Now this is the law of the prairie
As old and as true as the sky
And the Bison that keep it will prosper
And the Bison that break it will die
As the creeper that girdles
the tree trunk
This law is the final word:
For the strength of the Herd
is the Bison
And the strength of the Bison
is the Herd.)

 

“For the Strength of the Herd is the Bison, And the Strength of the Bison is the Herd.”

These 18-words are iconic. They are the heart and lifeblood of everything we do at North Dakota State. The words come from the final stanza of the poem, “The Herd.” When we think about what it means to be a Bison, what NDSU is, our forbearers picked the perfect mascot – the perfect representative that was, as it turns out, the brainchild of then-football coach Stan Borleske in 1919. Borleske was no stranger to tradition, playing for the legendary Fielding Yost, one of college football’s forefathers at the University of Michigan. Yost coached the Wolverines in the early years of the twentieth century and was an instrumental force in turning college football into what it is today.
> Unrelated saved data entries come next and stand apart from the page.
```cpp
template <class T>
__global__ __launch_bounds__(T::THREADS, (T::MINWG * T::THREADS + 255) / 256) void resblock_pair_g_bf16_k(BConvArgs a) {
    constexpr int C = T::C, KS = T::KS, N1 = T::N1, WN = T::WN, PA = T::PA, RA = T::RA;
    constexpr int THREADS = T::THREADS, MR = T::MR, NR = T::NR, H2 = T::H2, NT2 = T::NT2;
    constexpr int SPR1 = T::SPR1, P1 = T::P1, SPR2 = T::SPR2, P2 = T::P2, XC = T::XC, NXC = T::NXC, KSX = T::KSX;
    constexpr int KSTEPS = T::KSTEPS, NQT = T::NQT, MB = T::MB, XPT = T::XPT;
    constexpr int BLK = T::BLK;
    constexpr bool B16 = BLK == 16;
    constexpr int MR16 = T::MR16, NR16 = T::NR16, NH = T::NH;
    static_assert(!B16 || (!T::RAWRES && !T::TAIL && !T::WREG && !T::UNROLL_ALL), "16-block tiles are the rolled-loop C >= 64 tiles");

    extern __shared__ __attribute__((aligned(16))) unsigned char lds[];
    unsigned char* xt = lds;
    [[maybe_unused]] unsigned char* const xraw = lds + (T::RAWRES ? T::tile_bytes(a.dil) : 0);

    const int tid = threadIdx.x;
    const int lane = tid & 63;
    const int wave = tid >> 6;
    const int wm = wave / WN;
    const int wn = wave % WN;
    const int l31 = lane & 31;
    const int lh = lane >> 5;
    const int l15 = lane & 15;
    const int lg = lane >> 4;
    const int b = a.zrev ? (int)(gridDim.z - 1 - blockIdx.z) : (int)blockIdx.z;
    const int Lp = a.L;
    const int L = a.lens ? min(max(a.lens[b], 0) * a.len_mul, a.L) : a.L;
    constexpr int TS = T::TAIL ? NT2 - 2 * T::TAIL_H : NT2;
    const bool xmap = (a.L + TS - 1) / TS >= XCD_MAP_MIN_TILES;
    const int nt = (L + TS - 1) / TS, r = (int)((blockIdx.x + b) & 7), lo = (r * nt) >> 3, hi = ((r + 1) * nt) >> 3;
    const int tile = xmap ? lo + (int)(blockIdx.x >> 3) : (int)blockIdx.x;
    if (xmap && tile >= hi) return;
    const int t0 = tile * TS - (T::TAIL ? T::TAIL_H : 0);
    if (t0 + (T::TAIL ? T::TAIL_H : 0) >= L) return;
    const int dil = a.dil;
    const int h1 = H2 * dil;
    const int rowsx = N1 + 2 * h1;
    const unsigned short* __restrict__ xg = static_cast<const unsigned short*>(a.x) + (size_t)b * Lp * C;
    [[maybe_unused]] const int wg_lin = blockIdx.z * gridDim.x + blockIdx.x;
    VTTS_TL_ID(a, wg_lin);
    VTTS_TL(a, wg_lin, 0);

    typedef float f32x4 __attribute__((ext_vector_type(4)));
    f32x16 acc[B16 ? 1 : MR][B16 ? 1 : NR];
    f32x16 bblk[B16 ? 1 : MR];
    f32x4 acc16[B16 ? MR16 : 1][B16 ? NR16 : 1];
    f32x4 bblk16[B16 ? MR16 : 1];
    auto load_bias = [&](const float* __restrict__ bias) {
        typedef float f32x8 __attribute__((ext_vector_type(8)));
        if constexpr (B16) {
#pragma unroll
            for (int mr = 0; mr < MR16; ++mr) bblk16[mr] = *reinterpret_cast<const f32x4*>(bias + wm * (C / T::WM) + mr * 16 + 4 * lg);
            return;
        }
#pragma unroll
        for (int mr = 0; mr < MR; ++mr) {
            const float* __restrict__ bp = bias + wm * (C / T::WM) + mr * 32 + 4 * lh;
// ... 479 lines not shown
        };
        if constexpr (T::RAWRES) {
#pragma unroll
            for (int mr = 0; mr < MR; ++mr)
#pragma unroll
                for (int p = 0; p < 2; ++p)
#pragma unroll
                    for (int nr = 0; nr < NR; ++nr) {
                        const int col = wn * (N1 / WN) + nr * 32 + l31;
                        uint4 r = *reinterpret_cast<const uint4*>(xraw + tile_off<SPR1, BLK>(col, (wm * (C / T::WM) + mr * 32 + 16 * p) / 8 + lh));
                        swap_pair(r.x, r.z);
                        swap_pair(r.y, r.w);
                        const int r0 = 8 * p;
                        acc[mr][nr][r0 + 0] = vadd_raw(bf16_lo(r.x), acc[mr][nr][r0 + 0]); acc[mr][nr][r0 + 1] = vadd_raw(bf16_hi(r.x), acc[mr][nr][r0 + 1]);
                        acc[mr][nr][r0 + 2] = vadd_raw(bf16_lo(r.y), acc[mr][nr][r0 + 2]); acc[mr][nr][r0 + 3] = vadd_raw(bf16_hi(r.y), acc[mr][nr][r0 + 3]);
                        acc[mr][nr][r0 + 4] = vadd_raw(bf16_lo(r.z), acc[mr][nr][r0 + 4]); acc[mr][nr][r0 + 5] = vadd_raw(bf16_hi(r.z), acc[mr][nr][r0 + 5]);
                        acc[mr][nr][r0 + 6] = vadd_raw(bf16_lo(r.w), acc[mr][nr][r0 + 6]); acc[mr][nr][r0 + 7] = vadd_raw(bf16_hi(r.w), acc[mr][nr][r0 + 7]);
                    }
        } else {
            add_rows(xg);
        }
        if (a.acc_add != 0) add_rows(yg);
        VTTS_TL(a, wg_lin, 12);
        if constexpr (B16) {
#pragma unroll
            for (int mr = 0; mr < MR16; ++mr) {
                const int cb = wm * (C / T::WM) + mr * 16;
#pragma unroll
                for (int j = 0; j < NR16 / 2; ++j) {
                    const int row = col16 + 32 * j;
                    const int t = t0 + row;
                    const bool ok = row < NT2 && t >= 0 && t < L;
                    float v[8];
#pragma unroll
                    for (int e = 0; e < 4; ++e) {
                        v[e] = acc16[mr][2 * j][e];
                        v[4 + e] = acc16[mr][2 * j + 1][e];
                    }
                    if (dv != 1.0f) {
#pragma unroll
                        for (int e = 0; e < 8; ++e) v[e] = v[e] * rdv;
                    }
                    if (s_out != 1.0f) {
#pragma unroll
                        for (int e = 0; e < 8; ++e) v[e] = lrelu_f(v[e], s_out);
                    }
                    unsigned p0 = pack_bf16x2(v[0], v[1]), p1 = pack_bf16x2(v[2], v[3]);
                    unsigned q0 = pack_bf16x2(v[4], v[5]), q1 = pack_bf16x2(v[6], v[7]);
                    swap_pair16(p0, q0);
                    swap_pair16(p1, q1);
                    if (ok) *reinterpret_cast<uint4*>(yg + (size_t)t * C + cb + 8 * (lg >> 1)) = make_uint4(p0, p1, q0, q1);
                }
            }
        } else {
#pragma unroll
        for (int mr = 0; mr < MR; ++mr) {
#pragma unroll
            for (int p = 0; p < 2; ++p) {
                const int cb = wm * (C / T::WM) + mr * 32 + 16 * p;
#pragma unroll
                for (int nr = 0; nr < NR; ++nr) {
                    const int row = wn * (N1 / WN) + nr * 32 + l31;
                    const int t = t0 + row;
                    const bool ok = row < NT2 && t >= 0 && t < L;
                    float v[8];
#pragma unroll
                    for (int e = 0; e < 8; ++e) v[e] = acc[mr][nr][8 * p + e];
                    if (dv != 1.0f) {
#pragma unroll
                        for (int e = 0; e < 8; ++e) v[e] = v[e] * rdv;
                    }
                    if (s_out != 1.0f) {
#pragma unroll
                        for (int e = 0; e < 8; ++e) v[e] = lrelu_f(v[e], s_out);
                    }
                    unsigned p0 = pack_bf16x2(v[0], v[1]), p1 = pack_bf16x2(v[2], v[3]);
                    unsigned q0 = pack_bf16x2(v[4], v[5]), q1 = pack_bf16x2(v[6], v[7]);
                    swap_pair(p0, q0);
                    swap_pair(p1, q1);
                    if constexpr (T::TAIL) {
                        const uint4 o = ok ? make_uint4(p0, p1, q0, q1) : make_uint4(0u, 0u, 0u, 0u);
                        if (row < NT2) *reinterpret_cast<uint4*>(xraw + tile_off<SPR1, BLK>(row, (cb >> 3) + lh)) = o;
                    } else {
                        if (ok) *reinterpret_cast<uint4*>(yg + (size_t)t * C + cb + 8 * lh) = make_uint4(p0, p1, q0, q1);
                    }
                }
            }
        }
        }
    }
    if constexpr (T::TAIL) {
        __syncthreads();
        const float* tw = reinterpret_cast<const float*>(lds + T::tile_bytes(dil) + T::RAW_BYTES);
        const float tb = a.tail_bias[0];
        for (int n = tid; n < TS; n += THREADS) {
            const int t = t0 + T::TAIL_H + n;
            if (t >= L) break;
            float accp = 0.f;
#pragma unroll
            for (int j = 0; j < T::TAIL_KS; ++j) {
#pragma unroll
                for (int c = 0; c < SPR1; ++c) {
                    const uint4 v = *reinterpret_cast<const uint4*>(xraw + tile_off<SPR1, BLK>(n + j, c));
                    const float* w = tw + j * C + c * 8;
                    accp = fmaf(w[0], bf16_lo(v.x), accp); accp = fmaf(w[1], bf16_hi(v.x), accp);
                    accp = fmaf(w[2], bf16_lo(v.y), accp); accp = fmaf(w[3], bf16_hi(v.y), accp);
                    accp = fmaf(w[4], bf16_lo(v.z), accp); accp = fmaf(w[5], bf16_hi(v.z), accp);
                    accp = fmaf(w[6], bf16_lo(v.w), accp); accp = fmaf(w[7], bf16_hi(v.w), accp);
                }
            }
            a.tail_wav[(size_t)b * Lp + t] = tanhf(accp + tb);
        }
// ... 19 lines not shown
constexpr int g_mfma_blk(int C, int KS) {
    return C == 256 ? (KS == 3 ? 16 : KS == 7 ? 32 : 16)
         : C == 128 ? (KS == 3 ? 16 : KS == 7 ? 16 : 16)
         : C == 64  ? (KS == 3 ? 32 : KS == 7 ? 16 : 16)
                    : 32;
}
template <int KS> using G128 = GTile<128, KS, KS == 3 ? VTTS_G128K3_N1 : 256, 2, 2, 3, KS == 3 ? VTTS_G128K3_WG : 2, 128, g_mfma_blk(128, KS)>;
template <int KS> using G64 = GTile<64, KS, VTTS_G64_N1, 1, 4, 3, VTTS_G64_WG, 64, g_mfma_blk(64, KS)>;
#ifndef VTTS_G32_PA
#define VTTS_G32_PA 3
#endif
template <int KS> using G32 = GTile<32, KS, VTTS_G32_N1, 1, 4, VTTS_G32_PA, VTTS_G32_WG>;
template <int KS> using G256 = GTile<256, KS, 128, 4, 1, 3, 2, 128, g_mfma_blk(256, KS)>;
template <int KS> using G256S = GTile<256, KS, 64, 4, 1, 3, 2, 128, g_mfma_blk(256, KS)>;
template <int KS> using G128S = GTile<128, KS, 128, 2, 2, 3, 2, 128, g_mfma_blk(128, KS)>;
template <int KS> using G64S = GTile<64, KS, 256, 1, 4, 3, 2, 64, g_mfma_blk(64, KS)>;
template <int KS> using G32S = GTile<32, KS, 256, 1, 4, 3, 2>;
constexpr long G_MIN_WGS = 384;
template <class T>
static hipError_t launch_g(const BConvArgs& a, hipStream_t s) {
    static DynLdsOnce once;
    if (hipError_t e = set_max_dynamic_lds(reinterpret_cast<const void*>(&resblock_pair_g_bf16_k<T>), T::lds_bytes(T::MAXDIL) + VTTS_EXP_LDS_PAD, once); e != hipSuccess) return e;
    if (a.dil < 1 || a.dil > T::MAXDIL) return hipErrorInvalidValue;
    constexpr int TS = T::TAIL ? T::NT2 - 2 * T::TAIL_H : T::NT2;
    dim3 grid((a.L + TS - 1) / TS, 1, a.B);
    if ((int)grid.x >= XCD_MAP_MIN_TILES) grid.x = (grid.x + 7) / 8 * 8;
    hipLaunchKernelGGL(resblock_pair_g_bf16_k<T>, grid, dim3(T::THREADS), T::lds_bytes(a.dil) + VTTS_EXP_LDS_PAD, s, a);
    return hipGetLastError();
}

template <template <int> class TT>
static hipError_t launch_g_ks(const BConvArgs& a, int K, hipStream_t s) {
    switch (K) {
        case 3: return launch_g<TT<3>>(a, s);
        case 7: return launch_g<TT<7>>(a, s);
        case 11: return launch_g<TT<11>>(a, s);
    }
    return hipErrorInvalidValue;
}

hipError_t launch_pair_g_bf16(int C, int K, const BConvArgs& a, hipStream_t s) {
    auto narrow = [&](int nt2) { return a.tile_pref == 2 || (a.tile_pref != 1 && (long)((a.L + nt2 - 1) / nt2) * a.B < G_MIN_WGS); };
    switch (C) {
        case 256: return narrow(G256<11>::NT2) ? launch_g_ks<G256S>(a, K, s) : launch_g_ks<G256>(a, K, s);
        case 128: return narrow(G128<11>::NT2) ? launch_g_ks<G128S>(a, K, s) : launch_g_ks<G128>(a, K, s);
        case 64: return narrow(G64<11>::NT2) ? launch_g_ks<G64S>(a, K, s) : launch_g_ks<G64>(a, K, s);
        case 32:
            if (a.tail_wav) {
                if (K != 11) return hipErrorInvalidValue;
                return narrow(G32<11>::NT2) ? launch_g<GTail<G32S<11>>>(a, s) : launch_g<GTail<G32<11>>>(a, s);
            }
            return narrow(G32<11>::NT2) ? launch_g_ks<G32S>(a, K, s) : launch_g_ks<G32>(a, K, s);
    }
    return hipErrorInvalidValue;
}

bool pair_tail_bf16_supported(int C, int K, int post_cin, int post_cout, int post_k) { return C == 32 && K == 11 && post_cin == 32 && post_cout == 1 && post_k == 7; }

BPackGeom pair_g_pack_geom(int C, int K) { return BPackGeom{C, C, C, K, C, 1}; }

int pair_g_mfma_blk(int C, int K) { return g_mfma_blk(C, K); }

void pair_g_pack(const float* Wc, int C, int K, unsigned short* out) {
    if (g_mfma_blk(C, K) == 16) pair_g_pack16(Wc, C, K, out);
    else bf16_pack(Wc, C, pair_g_pack_geom(C, K), out);
}

const char* pair_g_kernel_name(int C, int K) {
    static thread_local char buf[96];
    snprintf(buf, sizeof(buf), "resblock_pair_g_bf16_k<GTile<%d, %d,", C, K);
    return buf;
}

bool pair_bf16_supported(int C, int K, int dil) {
    return (C == 256 || C == 128 || C == 64 || C == 32) && (K == 3 || K == 7 || K == 11) && dil >= 1 && dil <= 5;
}

}
```

viettts_amd/csrc/vtts_internal.h:

```cpp
#pragma once

#include <hip/hip_runtime.h>
#include <stddef.h>
#include <stdint.h>
#include <string.h>

#include "../../include/vtts_hifigan.h"

#define VTTS_API extern "C" __attribute__((visibility("default")))

namespace vtts {

int failf(int code, const char* fmt, ...);

#define HIP_TRY(expr)                                                                                          \
    do {                                                                                                       \
        hipError_t _e = (expr);                                                                                \
        if (_e != hipSuccess)                                                                                  \
            return vtts::failf(VTTS_ERR_HIP, "%s failed: %s (%s:%d)", #expr, hipGetErrorString(_e), __FILE__, __LINE__); \
    } while (0)

inline size_t align_up(size_t v, size_t a) { return (v + a - 1) / a * a; }

inline int check_blob(const void* dev_blob, size_t bytes, size_t need) {
// ... 111 lines not shown
    const void* wp;
    const float* wf;
    const float* bias;
    const void* res;
    void* y;
    int B, L;
    const int* lens;
    int len_mul;
    int x_pitch;
    int cin_real;
    int dil, pad;
    int convt_halves;
    int dils[3];
    float slope_in;
    float slope_out;
    int acc_add;
    int tile_pref;
    float div;
    int zrev;
    unsigned long long* dbg;
    float* tail_wav;
    const float* tail_wf;
    const float* tail_bias;
};

struct BPackGeom { int cinp, ckc, coutp, ks, mt, tg; };
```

According to an old NDSU football media guide, Borleske wanted a strong and fierce mascot and “the Bison was a logical choice.” Borleske’s contribution to NDSU has stood the test of time. Since 1919, just one year shy of a century, we have been the Bison. The first time I read the words to “The Herd,” was in November 1990 during a Division II quarterfinal playoff game against Cal Poly at old Dacotah Field. I was eight years old. My dad brought my brother and me to our first Bison game. That date, that game, proved a pivotal moment in our lives. Who knows where we’d be if dad hadn’t taken us to that brutally cold playoff game with, as the same media guide colorfully described it, “cool temperatures and gale-force winds.” The Bison won 47–0, with Cal Poly’s head coach bemoaning after the game that, “I told you that coming in here was like going to Iraq with a 22-caliber gun, didn’t I,” in reference to the unfolding Gulf War.

The words of “The Herd,” particularly that last stanza, resonated with us as much as words can resonate with a pair of eight-year olds. The idea that the strength of the Bison is the Herd conjures an unmistakable image – an image of Bison thundering across the plains, and over opponents, as an unstoppable force. From that day forward, we were part of something special that joins all of us. I don’t know that, even today, I fully understand and appreciate how powerful that idea really is. This is the well spring from which North Dakota State draws its power. The sum of the Bison is the Herd, and the Herd is all of us. The metaphor is as irresistible and simplistic in its beauty as fierce in its power. Listen to how one opponent described the Herd. “I really think they were relentless, their effort on every single play was just unbelievable, they didn’t take any plays off,” said Kyle Lauletta, Richmond’s quarterback, after NDSU dominated the Spiders in the national semifinals, 33-7, in December 2015. That is the strength of the Bison – never taking a play off, being relentless, unparalleled effort.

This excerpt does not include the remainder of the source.